# Toys from South Africa!!!



## Morelia_Hunter (Feb 1, 2006)

Just some pics of snakes that i have kept and some friends of mine still have. I am sure you all know these!


----------



## Rennie (Feb 1, 2006)

Beautiful mate!


----------



## alby (Feb 1, 2006)

wow :shock: :shock: :shock:


----------



## Reptilia (Feb 1, 2006)

How big are the fangs again ?............


----------



## Morelia_Hunter (Feb 1, 2006)

4.5cm or 2.5 inches more or less. Only really big ones teeth get to that size. Very timid snakes though. Of all the adders I reckon they are the most timid.

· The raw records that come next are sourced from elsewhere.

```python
def _lin_bwd_x3(M, K):
    if PRECISION != 'x3':
        return False
    key = ('bwd', int(M), int(K))
    if key not in _LIN_X3:
        _LIN_X3[key] = bool(_hip.call_value('mgv_linear_bwd_x3_supported', int(M), int(K)))
# ... 359 lines not shown
            _hip.call('mgv_func_sweep_fwd', H, N, T, plan.num_levels, ltp, ptr(plan.order), ptr(plan.tile_start),
                      ptr(plan.tile_count), ptr(plan.tile_slot), ptr(plan.in_ptr), ptr(plan.in_src), ptr(hsd), ptr(hf),
                      *[ptr(t) for t in par], ptr(ghd), ptr(hp))
        ctx.plan, ctx.par, ctx.ltp, ctx.wpack = plan, par, ltp, wpack
        ctx.save_for_backward(hsd, hf, hp, ghd)
        return hf

    @staticmethod
    def backward(ctx, ghf):
        global _SWEEP_BWD_EVENT
        plan, par = ctx.plan, ctx.par
        hs, hf, hp, ghd = ctx.saved_tensors
        if hp is None and ghf.is_cuda:
            _SWEEP_BWD_EVENT = torch.cuda.Event()
            _SWEEP_BWD_EVENT.record()
        N, H = hs.shape
        T = par[0].shape[0]
        dev = hs.device
        ghf = check(ghf.contiguous(), F32, 'ghf')
        ghs = (torch.empty if ctx.wpack is not None else torch.zeros)(N, H, dtype=F32, device=dev)
        dzb = torch.empty(N, 2 * H, dtype=F32, device=dev)
        alpha = torch.empty(max(plan.E, 1), dtype=F32, device=dev)
        dsc = torch.empty(max(plan.E, 1), dtype=F32, device=dev)
        grads = [torch.zeros_like(t) for t in par]
        d_gh = g_hprev = None
        if hp is not None:
            d_gh = torch.zeros(N, 3 * H, dtype=F32, device=dev)
            g_hprev = torch.zeros(N, H, dtype=F32, device=dev)
        rnd = (ptr(ghd), ptr(hp), ptr(d_gh), ptr(g_hprev))
        if ctx.wpack is not None:
            scratch, stp, hv, ha = _sweep_bwd_prep(plan, T, H, dev)
            _hip.call('mgv_func_sweep_bwd_x3', H, N, T, plan.num_levels, ctx.ltp, ptr(plan.order), *_sweep_rows(plan),
                      plan.n_active, ptr(plan.tile_start), ptr(plan.tile_count), ptr(plan.tile_slot), ptr(plan.slot_tiles), stp,
                      ptr(plan.in_ptr), ptr(plan.in_src), ptr(plan.out_ptr), ptr(plan.out_dst), ptr(plan.out_slot),
                      ptr(plan.gslot), ptr(hs), ptr(hf), ptr(par[0]), ptr(ctx.wpack), ptr(par[2]), ptr(par[3]), ptr(par[4]),
                      ptr(ghf), ptr(ghs), ptr(dzb), ptr(alpha), ptr(dsc), *[ptr(g) for g in grads], ptr(scratch),
                      scratch.numel(), plan.HEAVY_ROW if hv is not None else 0, *ha, *rnd)
            if hv is not None:
                pw = workspace(hv['S'] * H, dev)
                _hip.call('mgv_sweep_pull_heavy', H, hv['K'], ptr(hv['nodes']), ptr(hv['node_seg_ptr']), hv['S'], ptr(hv['seg_e0']), ptr(hv['seg_e1']),
                          ptr(plan.out_dst), ptr(plan.out_slot), ptr(plan.gslot), ptr(alpha), ptr(dsc), ptr(dzb), ptr(par[0]), ptr(pw), ptr(ghs))
        else:
            WvcT = par[1].transpose(1, 2).contiguous()
            _hip.call('mgv_func_sweep_bwd', H, N, T, plan.num_levels, ctx.ltp, ptr(plan.order), ptr(plan.tile_start),
                      ptr(plan.tile_count), ptr(plan.tile_slot), ptr(plan.in_ptr), ptr(plan.in_src), ptr(plan.out_ptr),
                      ptr(plan.out_dst), ptr(plan.out_slot), ptr(plan.gslot), ptr(hs), ptr(hf), ptr(par[0]), ptr(par[1]),
                      ptr(WvcT), ptr(par[2]), ptr(par[3]), ptr(par[4]), ptr(ghf), ptr(ghs), ptr(dzb), ptr(alpha), ptr(dsc),
# ... 881 lines not shown
```

Before: 1012 graphs/s.

## Batch weight-space composition, bf16x3 packing and grad zeroing into grouped launches

Adds a batched small-GEMM kernel and a batched bf16x3 weight-pack kernel, each driven by a job table passed as a kernel argument. Per-gate weight composition, its backward, the weight packing and the zeroing of parameter gradients now run as a few grouped launches instead of many small torch ops and kernel launches. The aim is to cut kernel-launch and Python dispatch overhead on the tiny weight-space operations in each train step. In exchange it adds host-side overlap checks on every call and custom autograd functions whose correctness rests on hand-computed strides and pointer offsets.

Result: no change. 1021 graphs/s, median of 6 (+0.9%).

```diff
diff --git a/include/mgvae_hip.h b/include/mgvae_hip.h
--- a/include/mgvae_hip.h
+++ b/include/mgvae_hip.h
@@ -310,6 +310,29 @@
                         const float* inner, int self_loops, const float* z, const float* dz, float* dT, float* workspace,
                         int64_t workspace_floats, void* stream);
 
+typedef struct mgv_gemm_job {
+    const float* A;
+    const float* B;
+    float* C;
+    const float* col_bias;
+    const float* row_bias;
+    const float* u;
+    const float* v;
+    int32_t a_rs, a_cs, b_rs, b_cs, c_rs, c_cs;
+    int32_t M, N, K, accumulate;
+} mgv_gemm_job;
+#define MGV_GEMM_JOBS_PER_LAUNCH 32
+int mgv_small_gemm_batch(int n_jobs, const mgv_gemm_job* jobs, void* stream);
+
+typedef struct mgv_wpack_job {
+    const float* W;
+    void* hi;
+    void* lo;
+    int32_t R, K, ldw, transpose;
+} mgv_wpack_job;
+#define MGV_WPACK_JOBS_PER_LAUNCH 64
+int mgv_wpack_bf16x3_batch(int n_jobs, const mgv_wpack_job* jobs, void* stream);
+
 #ifdef __cplusplus
 }
 #endif
diff --git a/multi-gate-vae_amd/csrc/linear_x3.hip b/multi-gate-vae_amd/csrc/linear_x3.hip
--- a/multi-gate-vae_amd/csrc/linear_x3.hip
+++ b/multi-gate-vae_amd/csrc/linear_x3.hip
@@ -347,16 +347,7 @@
 }
 
 __global__ __launch_bounds__(256) void k_wpack_bf16x3(const float* W, int R, int K, int ldw, int transpose, __bf16* hi, __bf16* lo) {
-    const int total = R * K, ksn = K / 32;
-    for (int o = blockIdx.x * 256 + threadIdx.x; o < total; o += gridDim.x * 256) {
-        const int blk = o >> 9, within = o & 511, lane = within >> 3, e = within & 7;
-        const int rt = blk / ksn, ks = blk % ksn;
-        const int row = rt * 16 + (lane & 15), k = ks * 32 + (lane >> 4) * 8 + e;
-        const float v = transpose ? W[(int64_t)k * ldw + row] : W[(int64_t)row * ldw + k];
-        __bf16 h, l;
-        split_bf16(v, h, l);
-        hi[o] = h; lo[o] = l;
-    }
+    wpack_planes(W, R, K, ldw, transpose, hi, lo, blockIdx.x * 256 + threadIdx.x, gridDim.x * 256);
 }
 
 template <int M, int K, bool GROUPED = false>
diff --git a/multi-gate-vae_amd/csrc/mgv_x3.h b/multi-gate-vae_amd/csrc/mgv_x3.h
--- a/multi-gate-vae_amd/csrc/mgv_x3.h
+++ b/multi-gate-vae_amd/csrc/mgv_x3.h
@@ -16,6 +16,19 @@
     split_bf16(v.x, h0, l0); split_bf16(v.y, h1, l1); split_bf16(v.z, h2, l2); split_bf16(v.w, h3, l3);
     hi = bf16x4{h0, h1, h2, h3};
     lo = bf16x4{l0, l1, l2, l3};
+}
+
+__device__ __forceinline__ void wpack_planes(const float* W, int R, int K, int ldw, int transpose, __bf16* hi, __bf16* lo, int first, int step) {
+    const int total = R * K, ksn = K / 32;
+    for (int o = first; o < total; o += step) {
+        const int blk = o >> 9, within = o & 511, lane = within >> 3, e = within & 7;
+        const int rt = blk / ksn, ks = blk % ksn;
+        const int row = rt * 16 + (lane & 15), k = ks * 32 + (lane >> 4) * 8 + e;
+        const float v = transpose ? W[(int64_t)k * ldw + row] : W[(int64_t)row * ldw + k];
+        __bf16 h, l;
+        split_bf16(v, h, l);
+        hi[o] = h; lo[o] = l;
+    }
 }
 
 __device__ __forceinline__ bf16x8 ldfrag(const __bf16* p) { return *reinterpret_cast<const bf16x8*>(p); }
diff --git a/multi-gate-vae_amd/csrc/weight_space.hip b/multi-gate-vae_amd/csrc/weight_space.hip
--- /dev/null
+++ b/multi-gate-vae_amd/csrc/weight_space.hip
@@ -0,0 +1,209 @@
+#include <stdint.h>
+
+#include "mgv_x3.h"
+#include "mgvae_hip.h"
+
+namespace mgv {
+
+constexpr int kGemmTile = 16;
+constexpr int kGemmKT = 32;
+
+struct GemmTable {
+    mgv_gemm_job job[MGV_GEMM_JOBS_PER_LAUNCH];
+    int32_t block0[MGV_GEMM_JOBS_PER_LAUNCH + 1];
+    int32_t n;
+};
+static_assert(sizeof(GemmTable) <= 4096, "the job table must fit the kernel arguments");
+
+struct WpackTable {
+    mgv_wpack_job job[MGV_WPACK_JOBS_PER_LAUNCH];
+    int32_t block0[MGV_WPACK_JOBS_PER_LAUNCH + 1];
+    int32_t n;
+};
+static_assert(sizeof(WpackTable) <= 4096, "the job table must fit the kernel arguments");
+
+template <class Table>
+__device__ __forceinline__ int job_of_block(const Table& t, int b) {
+    int j = 0;
+    while (j + 1 < t.n && b >= t.block0[j + 1]) ++j;
+    return j;
+}
+
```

Usually the smaller the adder the more temperamental!


----------



## krusty (Feb 1, 2006)

top stuff


----------



## africancichlidau (Feb 1, 2006)

Is that you as a young man Mr. Hunter or do you have a son we don't know about? If not I reckon all you Soooth Efricens look the same


----------



## thals (Feb 1, 2006)

Very very purdy


----------



## reptililian (Feb 1, 2006)

Oh dear, forgive my ignorance, but what is it? It's very pretty!


----------



## Retic (Feb 1, 2006)

A Gaboon Viper. Very very beautiful snake.


----------



## alexr (Feb 1, 2006)

Morelia_Hunter said:


> Usually the smaller the adder the more temperamental!


Ha - Just like people

There patterns almost look abstract. Very nice.


----------



## Hickson (Feb 2, 2006)

And that one's on the largish side - how long is it MH?



Hix


----------